The US Supreme Courtroom will hear arguments in a case involving Louisiana’s congressional district map with two Black-majority districts within the six-district state, in line with an order issued Monday. Events nonetheless await a date for oral arguments.
The announcement marks the newest improvement for the state’s controversially drawn map. The court docket will hear arguments from two circumstances consolidated into one. Plaintiffs argue the map violates part 2 of the Voting Rights Act (VMA), which prohibits denial or abridgment of the fitting to vote based mostly on race. The plaintiff’s district court docket grievance learn, “[f]rom begin to end the State’s objective was clear: segregate voters based mostly fully on their races and create two majority-African American voting districts and 4 majority non-African American districts, with out regard for any conventional redistricting standards.”

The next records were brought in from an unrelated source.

int femto_amd_resolve_device(femto_amd_index_t* ix, const int64_t* d_offsets, int64_t n, const int64_t* d_n, int64_t* d_doc,
                             int32_t* d_doc32, int64_t* d_doc_offset, void* stream);

typedef struct femto_amd_extractor femto_amd_extractor_t;
#define FEMTO_AMD_EXTRACT_FORCE_SAMPLES 1
#define FEMTO_AMD_EXTRACT_PATH_TEXT 0
#define FEMTO_AMD_EXTRACT_PATH_SAMPLES 1
int femto_amd_extractor_open(femto_amd_index_t* ix, int sample_shift , int flags, femto_amd_extractor_t** out);
void femto_amd_extractor_free(femto_amd_extractor_t* ex);
int femto_amd_extractor_info(const femto_amd_extractor_t* ex, int* path, int* sample_shift, int64_t* bytes, double* build_ms);
int femto_amd_extractor_eof_rows(const femto_amd_extractor_t* ex, int64_t* rows, int64_t n);
int femto_amd_extract_device(femto_amd_extractor_t* ex, int64_t n, const int64_t* d_pos, const int32_t* d_len,
                             const int64_t* d_out_starts, uint16_t* d_out, void* stream);
int femto_amd_context_device(femto_amd_extractor_t* ex, int64_t n, const int64_t* d_rows, const int64_t* d_offsets,
                             const int64_t* d_n, int before, int after, uint16_t* d_ctx, int64_t* d_pos_out, void* stream);
int femto_amd_extract(femto_amd_extractor_t* ex, int64_t n, const int64_t* pos, const int32_t* len, const int64_t* out_starts,
                      uint16_t* out);
int femto_amd_context(femto_amd_extractor_t* ex, int64_t n, const int64_t* rows, const int64_t* offsets, int before, int after,
                      uint16_t* ctx, int64_t* pos_out);
int femto_amd_extract_document(femto_amd_extractor_t* ex, int64_t doc, uint16_t** content, int64_t* len);

#define FEMTO_AMD_LINE_BINARY 1
#define FEMTO_AMD_LINE_INVALID 2
int femto_amd_lines_device(femto_amd_extractor_t* ex, int64_t n, const int64_t* d_offsets, const int64_t* d_n, int64_t* d_doc,
                           int64_t* d_line_pos, int32_t* d_line_len, uint8_t* d_flags, void* stream);
int femto_amd_line_bytes_device(femto_amd_extractor_t* ex, int64_t n, const int64_t* d_n, const int64_t* d_line_pos,
                                const int32_t* d_line_len, int64_t* d_byte_starts , uint8_t* d_bytes, int64_t capacity,
                                int64_t* d_total , void* stream);
int femto_amd_line_groups_device(femto_amd_extractor_t* ex, int64_t n, const int64_t* d_n, const int64_t* d_byte_starts,
                                 const uint8_t* d_bytes, const uint8_t* d_flags, int hash_bits, int64_t* d_group_first,
                                 int64_t* d_ngroups, void* stream);
int femto_amd_lines(femto_amd_extractor_t* ex, int64_t n, const int64_t* offsets, int64_t* doc, int64_t* line_pos, int32_t* line_len,
                    uint8_t* flags, int64_t* byte_starts , uint8_t** bytes, int64_t* total);
int femto_amd_line_groups(femto_amd_extractor_t* ex, int64_t n, const int64_t* byte_starts, const uint8_t* bytes, const uint8_t* flags,
                          int hash_bits, int64_t* group_first, int64_t* ngroups);

#define FEMTO_AMD_DOCSET_AND 0
#define FEMTO_AMD_DOCSET_OR 1
#define FEMTO_AMD_DOCSET_NOT 2
int femto_amd_doclist_info(int* wave_max, int* workgroup_max);
int femto_amd_doclist_device(femto_amd_index_t* ix, int64_t npats, const int64_t* d_out_starts, const int64_t* d_offsets,
                             int64_t capacity, const int64_t* d_total, int32_t* d_ndocs, int64_t* d_docs, int32_t* d_docs32,
                             int32_t* d_hits, int64_t* d_pair_doc, int64_t* d_pair_off, int64_t* d_doc_total, int32_t* d_status,
                             void* stream);
int femto_amd_docset_device(femto_amd_index_t* ix, int64_t npairs, const int64_t* d_docs_a, const int64_t* d_a_start,
                            const int32_t* d_a_n, const int64_t* d_docs_b, const int64_t* d_b_start, const int32_t* d_b_n,
                            const int32_t* d_op, int64_t* d_res_starts , int64_t* d_res_docs, int64_t res_capacity,
                            int64_t* d_res_total , void* stream);
int femto_amd_doclist(femto_amd_index_t* ix, int64_t npats, const int32_t* plen, const uint16_t* pats, const int64_t* starts,
                      int max_occs_each, int64_t* doc_starts , int64_t** docs, int32_t** hits, int64_t* total);
int femto_amd_docset(femto_amd_index_t* ix, int64_t npairs, const int64_t* docs_a, const int64_t* a_start, const int32_t* a_n,
                     const int64_t* docs_b, const int64_t* b_start, const int32_t* b_n, const int32_t* op,
                     int64_t* res_starts , int64_t** res_docs, int64_t* total);

#define FEMTO_AMD_DOCPOS_THEN 0
#define FEMTO_AMD_DOCPOS_WITHIN 1
#define FEMTO_AMD_DOCPOS_OR 2
int femto_amd_docpos_info(int* tile);
int femto_amd_docpos_chunks(void);
int femto_amd_docpos_device(femto_amd_index_t* ix, int64_t npairs, const int64_t* d_a_doc, const int64_t* d_a_off,
                            const int64_t* d_a_start, const int32_t* d_a_n, const int64_t* d_b_doc, const int64_t* d_b_off,
                            const int64_t* d_b_start, const int32_t* d_b_n, const int32_t* d_op, const int32_t* d_distance,
                            int64_t* d_res_starts , int64_t* d_res_doc, int64_t* d_res_off, int64_t res_capacity,
                            int64_t* d_res_total , void* stream);
int femto_amd_docpos_documents_device(femto_amd_index_t* ix, int64_t nlists, const int64_t* d_starts ,
                                      const int64_t* d_pair_doc, int64_t* d_doc_starts , int64_t* d_docs,
                                      int64_t doc_capacity, int64_t* d_total , void* stream);
int femto_amd_docpos(femto_amd_index_t* ix, int64_t npairs, const int64_t* a_doc, const int64_t* a_off, const int64_t* a_start,
                     const int32_t* a_n, const int64_t* b_doc, const int64_t* b_off, const int64_t* b_start, const int32_t* b_n,
                     const int32_t* op, const int32_t* distance, int64_t* res_starts , int64_t** res_doc,
                     int64_t** res_off, int64_t* total);
int femto_amd_proximity(femto_amd_index_t* ix, int64_t npairs, const int32_t* l_plen, const uint16_t* l_pats, const int64_t* l_starts,
                        const int32_t* r_plen, const uint16_t* r_pats, const int64_t* r_starts, const int32_t* op,
                        const int32_t* distance, int max_occs_each, int64_t* res_starts , int64_t** res_doc,
                        int64_t** res_off, int64_t* total);

int femto_amd_match_stats_device(femto_amd_index_t* ix, int64_t n, const uint8_t* d_bytes, int32_t max_len, int32_t* d_len,
                                 int64_t* d_first, int64_t* d_last, void* stream);
int femto_amd_match_stats_steps_device(femto_amd_index_t* ix, int64_t n, const uint8_t* d_bytes, int32_t max_len,
                                       int64_t* d_steps , void* stream);
int femto_amd_common_sequences_device(femto_amd_index_t* ix, int64_t n, const int32_t* d_len, const int64_t* d_first,
                                      const int64_t* d_last, int32_t min_len, int64_t* d_seq_start, int32_t* d_seq_len,
                                      int64_t* d_seq_first, int64_t* d_seq_last, int64_t capacity, int64_t* d_total ,
                                      void* stream);
int femto_amd_common_groups_device(femto_amd_index_t* ix, int64_t capacity, const int64_t* d_total, const int64_t* d_seq_start,
                                   const int32_t* d_seq_len, const int64_t* d_seq_first, const int64_t* d_seq_last,
                                   int64_t* d_group_of, int32_t* d_g_len, int64_t* d_g_first, int64_t* d_g_last, int32_t* d_g_here,
                                   int64_t* d_g_min_start, int64_t* d_ngroups ,
                                   void* stream);
int femto_amd_similar_documents_device(femto_amd_index_t* ix, int64_t ngroups_capacity, const int64_t* d_ngroups,
                                       const int32_t* d_g_len, const int64_t* d_g_first, const int64_t* d_g_last,
                                       const int32_t* d_g_here, const uint8_t* d_g_keep, int max_occs_each, int64_t* d_offsets,
                                       int64_t offsets_capacity, int64_t* d_doc_score, int32_t* d_doc_seqs, int64_t* d_total ,
                                       void* stream);
typedef struct femto_amd_similar_result {
  int64_t n;
  int32_t* len;
  int64_t ngroups;
  int32_t* g_len;
  int64_t* g_first;
  int64_t* g_last;
  int32_t* g_here;
  int64_t* g_min_start;
  uint8_t* g_kept;
  int64_t index_numerator;
  double index_score;
  int64_t ndocs;
  int64_t* doc;
  int64_t* doc_numerator;
  int32_t* doc_seqs;
  double* doc_score;
} femto_amd_similar_result_t;
int femto_amd_similar(femto_amd_index_t* ix, const uint8_t* bytes, int64_t n, int32_t min_len, int32_t max_len, int max_occs_each,
                      int n_not, femto_amd_index_t* const* not_ix, femto_amd_similar_result_t* out);
void femto_amd_similar_free(femto_amd_similar_result_t* out);

int femto_amd_mismatch_device(femto_amd_index_t* ix, int64_t npat, int64_t nsyms, const uint16_t* d_syms,
                              const int64_t* d_starts , int k, int64_t capacity, int64_t* d_result_start ,
                              int64_t* d_first, int64_t* d_last, int32_t* d_cost, int32_t* d_sub_pos ,
                              uint16_t* d_sub_sym , int64_t* d_total , void* stream);
typedef struct femto_amd_mismatch_result {
  int64_t npat;
  int64_t total;
  int64_t* result_start;
  int64_t* first;
  int64_t* last;
  int32_t* cost;
  int32_t* sub_pos;
  uint16_t* sub_sym;
} femto_amd_mismatch_result_t;
int femto_amd_mismatch(femto_amd_index_t* ix, int64_t npat, const int32_t* plen, const uint16_t* syms, int k,
                       femto_amd_mismatch_result_t* out);
void femto_amd_mismatch_free(femto_amd_mismatch_result_t* out);

int femto_amd_edit_device(femto_amd_index_t* ix, int64_t npat, int64_t nsyms, const uint16_t* d_syms,
                          const int64_t* d_starts , int k, int64_t capacity, int64_t* d_result_start ,
                          int64_t* d_first, int64_t* d_last, int32_t* d_cost, int32_t* d_length, int64_t* d_total , void* stream);
typedef struct femto_amd_edit_result {
  int64_t npat;
  int64_t total;
  int64_t* result_start;
  int64_t* first;
  int64_t* last;
  int32_t* cost;
  int32_t* length;
} femto_amd_edit_result_t;
int femto_amd_edit(femto_amd_index_t* ix, int64_t npat, const int32_t* plen, const uint16_t* syms, int k,
                   femto_amd_edit_result_t* out);
void femto_amd_edit_free(femto_amd_edit_result_t* out);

The Louisiana legislature created the present map in early 2024 after the court docket effectively shot down the earlier map in late 2023. In Could, the court docket ordered the map be used for the 2024 election, supplanting a February district court docket ruling that will have required state officers to redraw it as soon as once more six months out from November 5.
The earlier Louisiana congressional map was struck down on comparable grounds. In that case, a district court docket dominated that the map violated Part 2 as a result of it created just one Black-majority district, regardless of Blacks making up round 30 p.c of the state’s inhabitants. Black activists and civil rights teams challenged the map and in the end gained, claiming it violated the VMA and the Structure.
The current map makes use of state geography and demographics in an identical method, however now the map options two Black-majority districts. Following the drawing of the map, a gaggle of white voters filed suit, claiming the map was a racial gerrymander within the different course.